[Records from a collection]
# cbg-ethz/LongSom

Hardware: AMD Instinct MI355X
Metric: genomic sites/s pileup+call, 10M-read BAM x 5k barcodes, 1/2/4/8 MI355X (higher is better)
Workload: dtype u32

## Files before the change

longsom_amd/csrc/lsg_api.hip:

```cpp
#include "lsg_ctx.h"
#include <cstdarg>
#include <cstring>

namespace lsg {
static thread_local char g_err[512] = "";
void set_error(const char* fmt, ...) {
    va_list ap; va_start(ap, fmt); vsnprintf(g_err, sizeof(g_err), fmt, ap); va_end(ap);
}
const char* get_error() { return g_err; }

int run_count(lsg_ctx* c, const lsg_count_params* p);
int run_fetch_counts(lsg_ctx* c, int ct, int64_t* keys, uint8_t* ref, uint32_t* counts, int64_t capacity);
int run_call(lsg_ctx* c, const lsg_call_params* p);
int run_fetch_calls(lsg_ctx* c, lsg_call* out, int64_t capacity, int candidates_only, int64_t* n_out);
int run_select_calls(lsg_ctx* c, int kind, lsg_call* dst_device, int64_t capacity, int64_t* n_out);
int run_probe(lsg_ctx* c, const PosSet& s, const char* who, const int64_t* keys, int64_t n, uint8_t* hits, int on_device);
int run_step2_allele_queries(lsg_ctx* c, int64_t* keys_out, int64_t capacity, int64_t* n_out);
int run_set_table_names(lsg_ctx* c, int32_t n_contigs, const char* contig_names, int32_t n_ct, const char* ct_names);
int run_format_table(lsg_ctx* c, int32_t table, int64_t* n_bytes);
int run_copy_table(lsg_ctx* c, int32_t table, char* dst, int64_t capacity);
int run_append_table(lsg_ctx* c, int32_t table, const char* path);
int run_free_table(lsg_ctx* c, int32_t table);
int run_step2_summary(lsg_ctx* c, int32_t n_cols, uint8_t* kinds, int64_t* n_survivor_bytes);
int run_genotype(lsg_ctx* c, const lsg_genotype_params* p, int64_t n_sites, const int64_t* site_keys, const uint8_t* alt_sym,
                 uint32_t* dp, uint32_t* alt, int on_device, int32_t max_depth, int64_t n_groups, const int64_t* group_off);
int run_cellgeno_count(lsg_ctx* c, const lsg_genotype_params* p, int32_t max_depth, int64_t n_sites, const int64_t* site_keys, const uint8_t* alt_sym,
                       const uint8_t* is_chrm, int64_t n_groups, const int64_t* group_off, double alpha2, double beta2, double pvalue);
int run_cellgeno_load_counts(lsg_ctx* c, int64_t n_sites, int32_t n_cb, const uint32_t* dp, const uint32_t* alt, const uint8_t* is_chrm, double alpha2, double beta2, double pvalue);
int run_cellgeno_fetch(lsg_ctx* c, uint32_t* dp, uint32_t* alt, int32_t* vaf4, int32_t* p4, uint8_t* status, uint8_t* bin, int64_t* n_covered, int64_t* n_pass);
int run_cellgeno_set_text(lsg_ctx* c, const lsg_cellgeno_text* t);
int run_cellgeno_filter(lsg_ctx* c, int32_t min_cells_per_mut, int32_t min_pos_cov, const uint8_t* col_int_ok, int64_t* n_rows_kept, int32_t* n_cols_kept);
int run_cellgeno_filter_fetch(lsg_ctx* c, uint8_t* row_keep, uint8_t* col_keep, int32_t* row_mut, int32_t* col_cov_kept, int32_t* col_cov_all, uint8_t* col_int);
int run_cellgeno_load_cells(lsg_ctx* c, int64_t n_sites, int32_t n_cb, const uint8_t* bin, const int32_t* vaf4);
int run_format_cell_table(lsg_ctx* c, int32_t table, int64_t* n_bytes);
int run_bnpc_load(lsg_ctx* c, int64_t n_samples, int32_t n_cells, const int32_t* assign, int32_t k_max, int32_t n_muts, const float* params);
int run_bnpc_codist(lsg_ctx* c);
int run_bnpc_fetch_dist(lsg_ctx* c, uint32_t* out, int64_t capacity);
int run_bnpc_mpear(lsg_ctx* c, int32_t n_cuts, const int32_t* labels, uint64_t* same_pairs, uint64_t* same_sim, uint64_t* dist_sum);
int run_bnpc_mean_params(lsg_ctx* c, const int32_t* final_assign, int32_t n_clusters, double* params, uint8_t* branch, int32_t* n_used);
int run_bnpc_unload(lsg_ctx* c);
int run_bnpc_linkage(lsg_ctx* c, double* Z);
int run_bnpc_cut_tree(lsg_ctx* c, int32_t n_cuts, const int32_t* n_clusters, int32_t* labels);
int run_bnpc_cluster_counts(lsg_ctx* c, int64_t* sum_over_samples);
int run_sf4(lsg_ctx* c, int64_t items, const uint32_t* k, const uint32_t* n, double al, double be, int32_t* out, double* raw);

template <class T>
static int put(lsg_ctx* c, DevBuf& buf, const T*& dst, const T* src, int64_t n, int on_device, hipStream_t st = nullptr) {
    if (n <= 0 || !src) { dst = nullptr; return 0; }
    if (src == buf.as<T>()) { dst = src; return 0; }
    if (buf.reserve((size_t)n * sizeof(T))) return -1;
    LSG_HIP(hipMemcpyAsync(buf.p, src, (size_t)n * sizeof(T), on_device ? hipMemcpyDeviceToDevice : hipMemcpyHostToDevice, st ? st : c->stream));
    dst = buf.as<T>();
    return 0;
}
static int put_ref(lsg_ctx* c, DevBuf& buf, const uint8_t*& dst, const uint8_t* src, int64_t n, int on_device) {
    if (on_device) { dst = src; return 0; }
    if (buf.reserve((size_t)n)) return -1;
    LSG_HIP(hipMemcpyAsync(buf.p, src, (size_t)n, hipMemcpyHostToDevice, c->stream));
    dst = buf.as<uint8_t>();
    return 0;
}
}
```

---

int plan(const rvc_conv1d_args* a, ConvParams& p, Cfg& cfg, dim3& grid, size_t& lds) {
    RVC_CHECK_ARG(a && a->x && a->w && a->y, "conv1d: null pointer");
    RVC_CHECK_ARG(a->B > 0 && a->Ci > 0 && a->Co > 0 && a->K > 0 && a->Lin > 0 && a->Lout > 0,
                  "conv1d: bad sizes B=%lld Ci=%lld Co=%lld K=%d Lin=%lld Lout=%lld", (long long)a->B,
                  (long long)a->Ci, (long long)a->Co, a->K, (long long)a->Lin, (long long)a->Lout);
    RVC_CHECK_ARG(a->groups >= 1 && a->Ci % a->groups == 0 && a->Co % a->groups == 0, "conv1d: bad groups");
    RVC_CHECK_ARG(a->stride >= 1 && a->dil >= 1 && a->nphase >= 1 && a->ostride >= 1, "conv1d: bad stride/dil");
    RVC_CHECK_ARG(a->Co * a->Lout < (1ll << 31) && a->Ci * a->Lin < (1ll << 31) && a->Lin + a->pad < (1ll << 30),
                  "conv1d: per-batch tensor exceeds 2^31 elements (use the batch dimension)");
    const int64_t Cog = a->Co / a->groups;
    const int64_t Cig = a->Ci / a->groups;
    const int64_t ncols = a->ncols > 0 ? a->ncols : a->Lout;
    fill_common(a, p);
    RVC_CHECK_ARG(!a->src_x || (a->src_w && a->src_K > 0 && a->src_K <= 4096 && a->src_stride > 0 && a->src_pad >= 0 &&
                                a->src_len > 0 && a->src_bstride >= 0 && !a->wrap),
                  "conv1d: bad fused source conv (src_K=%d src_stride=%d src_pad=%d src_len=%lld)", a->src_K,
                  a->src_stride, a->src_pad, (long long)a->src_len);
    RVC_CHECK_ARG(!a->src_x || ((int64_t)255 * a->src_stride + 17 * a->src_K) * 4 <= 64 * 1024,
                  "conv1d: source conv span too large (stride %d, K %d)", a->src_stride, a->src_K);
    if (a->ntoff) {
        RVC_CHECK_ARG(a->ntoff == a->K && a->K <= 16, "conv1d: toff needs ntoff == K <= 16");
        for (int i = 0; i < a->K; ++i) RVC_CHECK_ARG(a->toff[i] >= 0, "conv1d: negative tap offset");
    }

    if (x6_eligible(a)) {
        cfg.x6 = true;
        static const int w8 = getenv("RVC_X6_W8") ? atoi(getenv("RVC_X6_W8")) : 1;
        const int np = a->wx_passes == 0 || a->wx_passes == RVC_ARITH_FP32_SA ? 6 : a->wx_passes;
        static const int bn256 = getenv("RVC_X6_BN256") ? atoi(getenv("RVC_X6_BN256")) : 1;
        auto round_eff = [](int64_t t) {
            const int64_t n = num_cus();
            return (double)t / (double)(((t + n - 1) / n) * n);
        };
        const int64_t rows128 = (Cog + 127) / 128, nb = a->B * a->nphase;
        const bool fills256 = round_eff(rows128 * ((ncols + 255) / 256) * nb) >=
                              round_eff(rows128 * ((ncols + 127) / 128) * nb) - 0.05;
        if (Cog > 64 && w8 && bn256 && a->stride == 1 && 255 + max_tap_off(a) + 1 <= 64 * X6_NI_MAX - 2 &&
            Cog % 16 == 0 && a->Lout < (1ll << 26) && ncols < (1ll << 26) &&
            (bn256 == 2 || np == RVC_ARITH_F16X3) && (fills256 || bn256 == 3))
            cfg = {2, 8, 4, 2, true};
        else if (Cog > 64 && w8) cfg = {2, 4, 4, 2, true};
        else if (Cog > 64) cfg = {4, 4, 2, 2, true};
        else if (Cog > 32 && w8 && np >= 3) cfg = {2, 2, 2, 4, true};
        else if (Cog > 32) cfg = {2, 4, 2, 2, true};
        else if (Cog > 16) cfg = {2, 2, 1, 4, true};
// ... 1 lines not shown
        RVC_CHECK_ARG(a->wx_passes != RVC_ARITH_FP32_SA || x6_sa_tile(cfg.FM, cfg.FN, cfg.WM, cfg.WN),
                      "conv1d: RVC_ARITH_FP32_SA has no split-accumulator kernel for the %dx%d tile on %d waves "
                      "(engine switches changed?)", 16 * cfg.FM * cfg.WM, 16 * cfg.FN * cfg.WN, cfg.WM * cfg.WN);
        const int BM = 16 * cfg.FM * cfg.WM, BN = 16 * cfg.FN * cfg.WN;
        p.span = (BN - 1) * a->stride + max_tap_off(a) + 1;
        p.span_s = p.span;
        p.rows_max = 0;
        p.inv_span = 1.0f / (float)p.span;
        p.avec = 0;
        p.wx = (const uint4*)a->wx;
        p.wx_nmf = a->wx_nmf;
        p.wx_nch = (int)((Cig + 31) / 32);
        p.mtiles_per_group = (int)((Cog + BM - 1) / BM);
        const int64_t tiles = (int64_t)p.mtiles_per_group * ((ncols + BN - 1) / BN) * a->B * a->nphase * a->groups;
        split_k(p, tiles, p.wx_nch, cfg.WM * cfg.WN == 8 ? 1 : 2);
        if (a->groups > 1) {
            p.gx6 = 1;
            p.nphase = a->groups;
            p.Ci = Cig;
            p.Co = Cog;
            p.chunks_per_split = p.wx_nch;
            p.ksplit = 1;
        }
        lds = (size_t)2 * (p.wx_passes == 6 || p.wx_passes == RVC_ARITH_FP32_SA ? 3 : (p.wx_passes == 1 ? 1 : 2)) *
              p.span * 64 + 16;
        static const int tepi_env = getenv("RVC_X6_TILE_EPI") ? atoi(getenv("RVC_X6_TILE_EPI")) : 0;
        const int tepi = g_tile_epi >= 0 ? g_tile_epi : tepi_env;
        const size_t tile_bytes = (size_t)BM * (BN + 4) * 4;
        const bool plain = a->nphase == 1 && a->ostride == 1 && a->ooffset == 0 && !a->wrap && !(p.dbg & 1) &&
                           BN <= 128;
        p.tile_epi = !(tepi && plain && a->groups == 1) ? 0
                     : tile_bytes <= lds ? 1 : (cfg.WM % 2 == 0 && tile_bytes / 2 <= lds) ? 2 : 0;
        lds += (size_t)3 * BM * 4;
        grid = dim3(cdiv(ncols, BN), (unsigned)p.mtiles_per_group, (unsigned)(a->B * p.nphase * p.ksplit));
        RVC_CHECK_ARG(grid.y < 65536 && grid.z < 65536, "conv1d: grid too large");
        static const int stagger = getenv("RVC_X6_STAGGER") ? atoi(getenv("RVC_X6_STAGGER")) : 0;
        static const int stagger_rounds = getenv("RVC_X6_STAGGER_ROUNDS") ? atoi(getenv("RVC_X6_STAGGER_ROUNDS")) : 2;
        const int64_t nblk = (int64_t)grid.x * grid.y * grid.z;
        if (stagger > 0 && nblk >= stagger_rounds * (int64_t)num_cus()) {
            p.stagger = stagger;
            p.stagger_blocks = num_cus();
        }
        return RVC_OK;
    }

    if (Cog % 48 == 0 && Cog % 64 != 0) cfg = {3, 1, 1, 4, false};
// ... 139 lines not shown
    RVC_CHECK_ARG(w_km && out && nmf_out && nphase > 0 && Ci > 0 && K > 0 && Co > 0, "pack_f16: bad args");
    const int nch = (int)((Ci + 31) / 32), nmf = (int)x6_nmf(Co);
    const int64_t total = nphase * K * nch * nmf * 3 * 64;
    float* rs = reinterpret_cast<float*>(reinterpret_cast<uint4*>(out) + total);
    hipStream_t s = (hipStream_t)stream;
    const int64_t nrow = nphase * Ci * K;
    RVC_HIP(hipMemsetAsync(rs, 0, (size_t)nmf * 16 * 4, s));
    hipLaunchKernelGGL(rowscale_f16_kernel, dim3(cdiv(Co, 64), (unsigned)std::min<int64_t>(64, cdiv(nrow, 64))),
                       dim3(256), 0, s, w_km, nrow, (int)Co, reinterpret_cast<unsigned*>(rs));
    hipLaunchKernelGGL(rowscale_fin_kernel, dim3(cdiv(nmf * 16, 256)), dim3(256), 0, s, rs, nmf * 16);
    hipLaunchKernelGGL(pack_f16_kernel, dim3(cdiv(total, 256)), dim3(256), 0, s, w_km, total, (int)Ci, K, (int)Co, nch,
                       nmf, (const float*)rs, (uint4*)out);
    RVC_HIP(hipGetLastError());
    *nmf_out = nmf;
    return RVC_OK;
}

### WHAT IS BEING ASKED
Your task for the entries above: copy exactly the span starting with the line with "per-batch tensor exceeds" and going on through the line with "a->src_len > 0", both lines included, and nothing else.

### TASK SOLUTION
                  "conv1d: per-batch tensor exceeds 2^31 elements (use the batch dimension)");
    const int64_t Cog = a->Co / a->groups;
    const int64_t Cig = a->Ci / a->groups;
    const int64_t ncols = a->ncols > 0 ? a->ncols : a->Lout;
    fill_common(a, p);
    RVC_CHECK_ARG(!a->src_x || (a->src_w && a->src_K > 0 && a->src_K <= 4096 && a->src_stride > 0 && a->src_pad >= 0 &&
                                a->src_len > 0 && a->src_bstride >= 0 && !a->wrap),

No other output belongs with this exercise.